Implicit coercion between timestamp and timestamptz
Let’s create a table with one timestamp field and one timestamptz field.
postgres=# create table if not exists tt ( timestamp_col timestamp timestamptz_col timestamptz );
Let’s insert a value without a time zone into both of these fields.
postgres=# insert into tt(timestamp_col, timestamptz_col) values ('2022-01-01T00:00', '2022-01-01T00:00') returning *; timestamp_col | timestamptz_col ---------------------+------------------------ 2022-01-01 00:00:00 | 2022-01-01 00:00:00-05
In the timestamp field, the value of UTC midnight, January 1st is recorded, which makes sense.

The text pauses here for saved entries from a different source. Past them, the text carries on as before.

class GemmArgs(C.Structure):
    _fields_ = [("A", C.c_void_p), ("B", C.c_void_p), ("C", C.c_void_p),
                ("lda", C.c_int64), ("ldb", C.c_int64), ("ldc", C.c_int64),
                ("M", C.c_int32), ("N", C.c_int32), ("K", C.c_int32), ("transA", C.c_int32), ("transB", C.c_int32),
# ... 57 lines not shown
    "ortk_valid_positions_ok": (_I32, [_CFG, _I32, _I32, _I32, _I32]),
    "ortk_forward": (_I32, [_CFG, _P, C.POINTER(Batch), _P, _SZ, _P, _I64, _I32, _U64, _P]),
    "ortk_forward_phase": (_I32, [_CFG, _P, C.POINTER(Batch), _P, _SZ, _P, _I64, _I32, _U64, _I32, _P]),
    "ortk_train_workspace_memory": (_P, [_CFG, _I32, _I32, _I32, _I32, _P, C.POINTER(C.c_int32)]),
    "ortk_loss": (_I32, [_CFG, C.POINTER(Batch), _P, _SZ, _P, _P, _P]),
    "ortk_loss_smooth": (_I32, [_CFG, C.POINTER(Batch), _P, _SZ, _P, _P, _F, _P]),
    "ortk_loss_external": (_I32, [_CFG, C.POINTER(Batch), _P, _SZ, _P, _P, _I64, _P]),
    "ortk_backward": (_I32, [_CFG, _P, _P, C.POINTER(Batch), _P, _SZ, _I32, _U64, _P]),
    "ortk_backward_phase": (_I32, [_CFG, _P, _P, C.POINTER(Batch), _P, _SZ, _I32, _U64, _I32, _P]),
    "ortk_arena_decoder_offset": (_I64, [_CFG]),
    "ortk_decode_workspace_bytes": (_SZ, [_CFG, _I32, _I32, C.POINTER(DecodeOpts)]),
    "ortk_decode": (_I32, [_CFG, _P, _P, _P, _P, _I32, _I32, C.POINTER(DecodeOpts), _P, _SZ, _P, _P, _P, _P]),
    "ortk_decode_status": (_I32, [_P, _P]),
    "ortk_encode": (_I32, [_CFG, _P, _P, _P, _P, _I32, _I32, _P, _SZ, _P, _P]),
    "ortk_chain_packed_bytes": (_SZ, [_I32]),
    "ortk_row_chain": (_I32, [C.POINTER(ChainArgs), _P]),
    "ortk_row_bchain": (_I32, [C.POINTER(BChainArgs), _P]),
    "ortk_row_chain_plan": (_I32, [C.POINTER(ChainArgs), C.POINTER(_I32), C.POINTER(_I32), C.POINTER(_I32), C.POINTER(_I32)]),
    "ortk_row_bchain_plan": (_I32, [C.POINTER(BChainArgs), C.POINTER(_I32), C.POINTER(_I32)]),
    "ortk_get_tuning": (None, [C.POINTER(Tuning)]),
    "ortk_set_tuning": (_I32, [C.POINTER(Tuning)]),
    "ortk_gemm": (_I32, [C.POINTER(GemmArgs), _P]),
    "ortk_gemm_plan": (_I32, [C.POINTER(GemmArgs), C.c_char_p, _I32]),
    "ortk_wgrad_group": (_I32, [C.POINTER(WgradGroupArgs), _P]),
    "ortk_wgrad_group_workspace_bytes": (_SZ, [C.POINTER(WgradGroupArgs)]),
    "ortk_prof_enable": (_I32, [_I32]),
    "ortk_prof_collect": (_I32, [_I32, C.POINTER(_I64), C.POINTER(C.c_double), C.POINTER(C.c_double)]),
    "ortk_prof_collect_bytes": (_I32, [_I32, C.POINTER(C.c_double)]),
    "ortk_prof_collect_units": (_I32, [_I32, C.POINTER(C.c_double)]),
    "ortk_layernorm_fwd": (_I32, [_P, _P, _P, _P, _I32, _P, _I64, _I32, _F, _P]),
    "ortk_layernorm_bwd": (_I32, [_P, _P, _P, _P, _P, _P, _P, _P, _I64, _I32, _F, _P]),
    "ortk_layernorm_bwd_drop": (_I32, [_P, _P, _P, _P, _P, _P, _P, _P, _I64, _I32, _F, _P, _I32, _F, C.c_uint32, _P]),
    "ortk_layernorm_bwd_drop_rows": (_I32, [_P, _P, _P, _P, _P, _P, _P, _P, _I64, _I32, _F, _P, _I32, _F, C.c_uint32, _P, _P]),
    "ortk_layernorm_bwd_dt": (_I32, [_P, _I32, _P, _P, _P, _P, _P, _P, _P, _I64, _I32, _F, _P, _I32, _F, C.c_uint32, _P, _P]),
    "ortk_layernorm_bwd_part": (_I32, [_P, _I32, _P, _P, _P, _P, _P, _P, _I64, C.POINTER(_I32), _I64, _I32, _F, _P, _I32, _F, C.c_uint32, _P, _P]),
    "ortk_ln_part_blocks": (_I32, [_I64]),
    "ortk_ln_part_rows": (_I32, []),
    "ortk_ln_partials_reduce": (_I32, [C.POINTER(LnSlot), _I32, _P]),
    "ortk_box_logbias_fwd": (_I32, [_P, C.POINTER(_P), C.POINTER(_P), C.POINTER(_F), _P, _I32, _I32, _I32, _I32, _P]),
    "ortk_box_logbias_bwd": (_I32, [_P, C.POINTER(_P), C.POINTER(_P), C.POINTER(_F), _P, C.POINTER(_P), C.POINTER(_P),
                                   _I32, _I32, _I32, _I32, _P]),
    "ortk_box_embedding": (_I32, [_P, C.POINTER(_F), _P, _I32, _I32, _P]),
    "ortk_attention_fwd": (_I32, [C.POINTER(AttnArgs), _P]),
    "ortk_attention_bwd": (_I32, [C.POINTER(AttnArgs), _P]),
    "ortk_attention_plan": (_I32, [C.POINTER(AttnArgs), _I32, C.c_char_p, _I32]),
    "ortk_valid_position_tables": (_I32, [_P, _I32, _I32, _P, _P, _P]),
# ... 20 lines not shown
    "ortk_adam_clip": (_I32, [_P, _P, _P, _P, _I64, _F, _F, _F, _F, _F, _F, _F, _P]),
    "ortk_adam_clip_zero": (_I32, [_P, _P, _P, _P, _I64, _F, _F, _F, _F, _F, _F, _F, _P]),
    "ortk_optim_states": (_I32, [_I32]),
    "ortk_optim_step": (_I32, [C.POINTER(OptimArgs), _P]),
    "ortk_mask_apply": (_I32, [_P, _P, _P, _I64, _I32, _U32, _P]),
    "ortk_mask_bwd": (_I32, [_P, _P, _P, _P, _P, _I64, _I32, _U32, _P, _P]),
    "ortk_masked_adam_step": (_I32, [C.POINTER(MaskedAdamArgs), _P]),
    "ortk_mask_count": (_I32, [_P, _I64, _I32, _P, _P]),
    "ortk_mask_select_workspace_bytes": (_SZ, [_I32, _I32, _I32, _I32]),
    "ortk_mask_select": (_I32, [_P, _P, _P, _P, _P, _P, _P, _P, _P, _I32, _I32, _I32, _I32, _P, _SZ, _P]),
    "ortk_mask_apply_draws": (_I32, [_P, _P, _P, _P, _I64, _P]),
    "ortk_mask_bwd_draws": (_I32, [_P, _P, _P, _P, _P, _P, _I64, _P, _P]),
    "ortk_decode_step_workspace_bytes": (_SZ, [_CFG, _I32]),
    "ortk_project_memory": (_I32, [_CFG, _P, _P, _I64, _P, _SZ, _P, _P]),
    "ortk_decode_step": (_I32, [_CFG, _P, _P, _I32, _I32, _I32, _I32, _P, _P, _P, _P, _I32, _P, _SZ, _P, _I64, _P]),
    "ortk_axpy_cols": (_I32, [_P, _P, _I32, _I64, _I64, _I32, _P]),
    "ortk_linear_block": (_I32, [_CFG, _I32, C.POINTER(C.c_int64), C.POINTER(C.c_int32), C.POINTER(C.c_int32)]),
    "ortk_sparse_build": (_I32, [C.POINTER(EllPlanStruct), _P, _I32, _P]),
    "ortk_spmm": (_I32, [C.POINTER(EllPlanStruct), _I32, C.POINTER(SpmmArgs), _P]),
    "ortk_spmm_plan": (_I32, [C.POINTER(EllPlanStruct), _I32, C.POINTER(SpmmArgs), C.c_char_p, _I32]),
}
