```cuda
int launch_attn_tc_seq(const duo_layer* L, const duo_cache_state* st, const void* q, long long q_row_stride, void* out,
                       float* part_o, float* part_lse, int q_len, float scale, cudaStream_t stream) {
  return launch_tc<true>(L, st, q, q_row_stride, out, part_o, part_lse, q_len, scale, stream);
}

int launch_attn_tc_shared(const duo_layer* L, const duo_layer* prefix, long long share_len, const duo_cache_state* st,
                          const void* q, long long q_row_stride, void* out, int q_len, float scale, cudaStream_t stream) {
  return launch_tc<false, true>(L, st, q, q_row_stride, out, nullptr, nullptr, q_len, scale, stream, prefix, share_len);
}

}
```

Baseline: 58.17.

## Overlap softmax of next tile with in-flight PV wgmma in attention loop

Restructures the tensor-core attention main loop so that after issuing QK^T for tile j+1 and PV for tile j, it waits only for the S result and computes the softmax of tile j+1 while the PV wgmma is still executing. P packing and O rescaling move into a separate step, and the O rescale is skipped when every alpha in the warp equals one. This hides softmax latency behind the tensor cores, at the cost of extra register pressure from keeping P in s and pk at the same time. Decode at 512K context is probably dominated by memory bandwidth, so the benefit there may be limited. The change mostly targets prefill.

```diff
diff --git a/duo_attention_b200/csrc/attn_tc.cu b/duo_attention_b200/csrc/attn_tc.cu
--- a/duo_attention_b200/csrc/attn_tc.cu
+++ b/duo_attention_b200/csrc/attn_tc.cu
@@ -34,6 +34,11 @@
 __device__ __forceinline__ void wg_fence_regs(float (&d)[64]) {
 #pragma unroll
   for (int i = 0; i < 64; ++i) asm volatile("" : "+f"(d[i])::"memory");
+}
+
+__device__ __forceinline__ void wg_fence_pk(uint32_t (&a)[32]) {
+#pragma unroll
+  for (int i = 0; i < 32; ++i) asm volatile("" : "+r"(a[i])::"memory");
 }
 
 __device__ __forceinline__ uint64_t make_smem_desc(uint32_t saddr, uint32_t lbo_bytes, uint32_t sbo_bytes) {
@@ -313,6 +318,67 @@
       return;
     }
   }
+  float alpha[2];
+  auto softmax = [&](int j) {
+    const long long j0 = tile_start(j);
+    const long long jend = (j < nA) ? a1 : b1;
+    const bool cache_seg = (!is_full) && (j < nA);
+    const bool need_mask = cache_seg || (j0 + TC_TILE > jend) || (j0 + TC_TILE - 1 > min_limit);
+    if (need_mask) {
+#pragma unroll
+      for (int nb = 0; nb < 16; ++nb) {
+#pragma unroll
+        for (int e = 0; e < 2; ++e) {
+          const long long jj = j0 + nb * 8 + quad * 2 + e;
+          bool slot_ok = jj < jend;
+          if (cache_seg) slot_ok = slot_ok && (jj < p.W) && (sValid[jj < p.W ? jj : 0] != 0);
+#pragma unroll
+          for (int i = 0; i < 2; ++i)
+            if (!(slot_ok && row_ok[i] && jj <= limit[i])) s[nb * 4 + 2 * i + e] = -INFINITY;
+        }
+      }
+    }
+#pragma unroll
+    for (int i = 0; i < 2; ++i) {
+      float mx = -INFINITY;
+#pragma unroll
+      for (int nb = 0; nb < 16; ++nb) mx = fmaxf(mx, fmaxf(s[nb * 4 + 2 * i], s[nb * 4 + 2 * i + 1]));
+      mx = fmaxf(mx, __shfl_xor_sync(0xffffffffu, mx, 1));
+      mx = fmaxf(mx, __shfl_xor_sync(0xffffffffu, mx, 2));
+      const float m_new = fmaxf(m_run[i], mx);
+      alpha[i] = (m_new == -INFINITY) ? 1.f : fast_exp2((m_run[i] - m_new) * c);
+      const float mref_c = (m_new == -INFINITY) ? 0.f : m_new * c;
+      m_run[i] = m_new;
+      float rs = 0.f;
+#pragma unroll
+      for (int nb = 0; nb < 16; ++nb) {
+        const float p0 = fast_exp2(__fmaf_rn(s[nb * 4 + 2 * i], c, -mref_c));
+        const float p1 = fast_exp2(__fmaf_rn(s[nb * 4 + 2 * i + 1], c, -mref_c));
+        rs += p0 + p1;
+        s[nb * 4 + 2 * i] = p0;
+        s[nb * 4 + 2 * i + 1] = p1;
+      }
+      l_run[i] = l_run[i] * alpha[i] + rs;
+    }
+  };
+  uint32_t pk[32];
+  auto finish_p = [&] {
+#pragma unroll
+    for (int nb = 0; nb < 16; ++nb)
+#pragma unroll
+      for (int i = 0; i < 2; ++i) pk[nb * 2 + i] = TcType<T>::pack(s[nb * 4 + 2 * i], s[nb * 4 + 2 * i + 1]);
+    if (__any_sync(0xffffffffu, alpha[0] != 1.f || alpha[1] != 1.f)) {
+#pragma unroll
+      for (int nb = 0; nb < 16; ++nb) {
+#pragma unroll
+        for (int i = 0; i < 2; ++i) {
+          o[nb * 4 + 2 * i] *= alpha[i];
+          o[nb * 4 + 2 * i + 1] *= alpha[i];
+        }
+      }
+    }
+  };
+
   mbar_wait(&bars.q_full, 0);
   mbar_wait(&bars.k_full[0], 0);
   wg_fence();
@@ -321,69 +387,37 @@
   wg_wait<0>();
   wg_fence_regs(s);
   mbar_arrive(&bars.k_empty[0]);
-
-  for (int j = 0; j < n_tiles; ++j) {
-    const int st = j & 1;
-    const uint32_t ph = (j >> 1) & 1;
-    const long long j0 = tile_start(j);
-    const long long jend = (j < nA) ? a1 : b1;
-    const bool cache_seg = (!is_full) && (j < nA);
-    const bool need_mask = cache_seg || (j0 + TC_TILE > jend) || (j0 + TC_TILE - 1 > min_limit);
-    if (need_mask) {
-#pragma unroll
-      for (int nb = 0; nb < 16; ++nb) {
-#pragma unroll
-        for (int e = 0; e < 2; ++e) {
-          const long long jj = j0 + nb * 8 + quad * 2 + e;
-          bool slot_ok = jj < jend;
-          if (cache_seg) slot_ok = slot_ok && (jj < p.W) && (sValid[jj < p.W ? jj : 0] != 0);
-#pragma unroll
-          for (int i = 0; i < 2; ++i)
-            if (!(slot_ok && row_ok[i] && jj <= limit[i])) s[nb * 4 + 2 * i + e] = -INFINITY;
-        }
-      }
-    }
-    uint32_t pk[32];
-#pragma unroll
-    for (int i = 0; i < 2; ++i) {
-      float mx = -INFINITY;
-#pragma unroll
-      for (int nb = 0; nb < 16; ++nb) mx = fmaxf(mx, fmaxf(s[nb * 4 + 2 * i], s[nb * 4 + 2 * i + 1]));
-      mx = fmaxf(mx, __shfl_xor_sync(0xffffffffu, mx, 1));
-      mx = fmaxf(mx, __shfl_xor_sync(0xffffffffu, mx, 2));
-      const float m_new = fmaxf(m_run[i], mx);
-      const float alpha = (m_new == -INFINITY) ? 1.f : fast_exp2((m_run[i] - m_new) * c);
-      const float mref_c = (m_new == -INFINITY) ? 0.f : m_new * c;
-      m_run[i] = m_new;
-      float rs = 0.f;
-#pragma unroll
-      for (int nb = 0; nb < 16; ++nb) {
-        const float p0 = fast_exp2(__fmaf_rn(s[nb * 4 + 2 * i], c, -mref_c));
-        const float p1 = fast_exp2(__fmaf_rn(s[nb * 4 + 2 * i + 1], c, -mref_c));
-        rs += p0 + p1;
-        pk[nb * 2 + i] = TcType<T>::pack(p0, p1);
-        o[nb * 4 + 2 * i] *= alpha;
-        o[nb * 4 + 2 * i + 1] *= alpha;
-      }
-      l_run[i] = l_run[i] * alpha + rs;
-    }
-    mbar_wait_spin(&bars.v_full[st], ph);
+  softmax(0);
+
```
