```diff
+template <int B, class Mid = BackQNoMid>
 __device__ __forceinline__ double back_q_compute(
     const BackQIn<B>& in, const Model& M, const TreeDev& T, int b, int N, int Nc, double* __restrict__ xall, double* __restrict__ step,
-    const double* __restrict__ lfK, const double* __restrict__ lfS, const double* xp, const double* xc) {
+    const double* __restrict__ lfK, const double* __restrict__ lfS, const double* xp, const double* xc, const double* hd = nullptr, Mid mid = Mid()) {
     constexpr int NT = (B + 16) / 16;
     constexpr size_t CT = (size_t)NT * NT * 256;
     const int s = in.s;
@@ -1392,15 +1460,20 @@
     const int n = M.n, c = M.c, Hn = M.Hn;
     double* xs = xall + (size_t)s * n * B;
     constexpr int RP = 16 * NT > 64 ? 16 * NT : 64;
-    __shared__ double part[NT][RP];
-    __shared__ double mcl[RP * 2], zl[RP];
+    double(*part)[RP], *mcl, *zl;
+    back_q_lds<B>(part, mcl, zl);
     double x = in.x;
     if (par >= 0) {
         const int col = 16 * wv + jj, p = col >> 1, t1 = col & 1;
         double tv = 0.0;
         if (crole == 2) {
             double hr[NT * 4];
-            TileIO<B>::load(T.cF + (((size_t)s * T.n_comp + cinfo) * 3 + 2) * CT, wv, lg, jj, hr);
+            if (hd) {
+#pragma unroll
+                for (int e = 0; e < NT * 4; ++e) hr[e] = hd[e];
+            } else {
+                TileIO<B>::load(T.cF + (((size_t)s * T.n_comp + cinfo) * 3 + 2) * CT, wv, lg, jj, hr);
+            }
             const double xpc = col < b ? xp[col] : 0.0;
 #pragma unroll
             for (int e = 0; e < NT * 4; ++e)
@@ -1432,6 +1505,9 @@
                 if (jj == 0) part[wv][16 * (e >> 2) + lg + 4 * (e & 3)] = r;
                 if (cleaf && wv == 0 && jj < 2) mcl[(16 * (e >> 2) + lg + 4 * (e & 3)) * 2 + jj] = in.zr[e];
             }
+    }
+    mid();
+    if (par >= 0) {
         lds_barrier();
         double acc = 0.0;
         if (tid < B) {
```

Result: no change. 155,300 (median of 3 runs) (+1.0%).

In the timestamptz field however, the value of UTC 5am is actually recorded, because the inserted timestamp is assumed to be in the default time zone of the db.
postgres=# show timezone; TimeZone ------------------ America/New_York (1 row)
Now let’s insert a timestamp with a time zone in both of the fields:
postgres=# insert into tt(timestamp_col, timestamptz_col) values ('2022-01-01T00:00+01:00', '2022-01-01T00:00+01:00') returning *; timestamp_col | timestamptz_col ---------------------+------------------------ 2022-01-01 00:00:00 | 2021-12-31 18:00:00-05
In the timestamp column, the time zone part of the input is simply dropped, so UTC midnight is saved. In the timestamptz column, we see that the field is set to exactly the same time as the input. Ie, 2022-01-01T00:00+01:00 == 2021-12-31 18:00:00-05.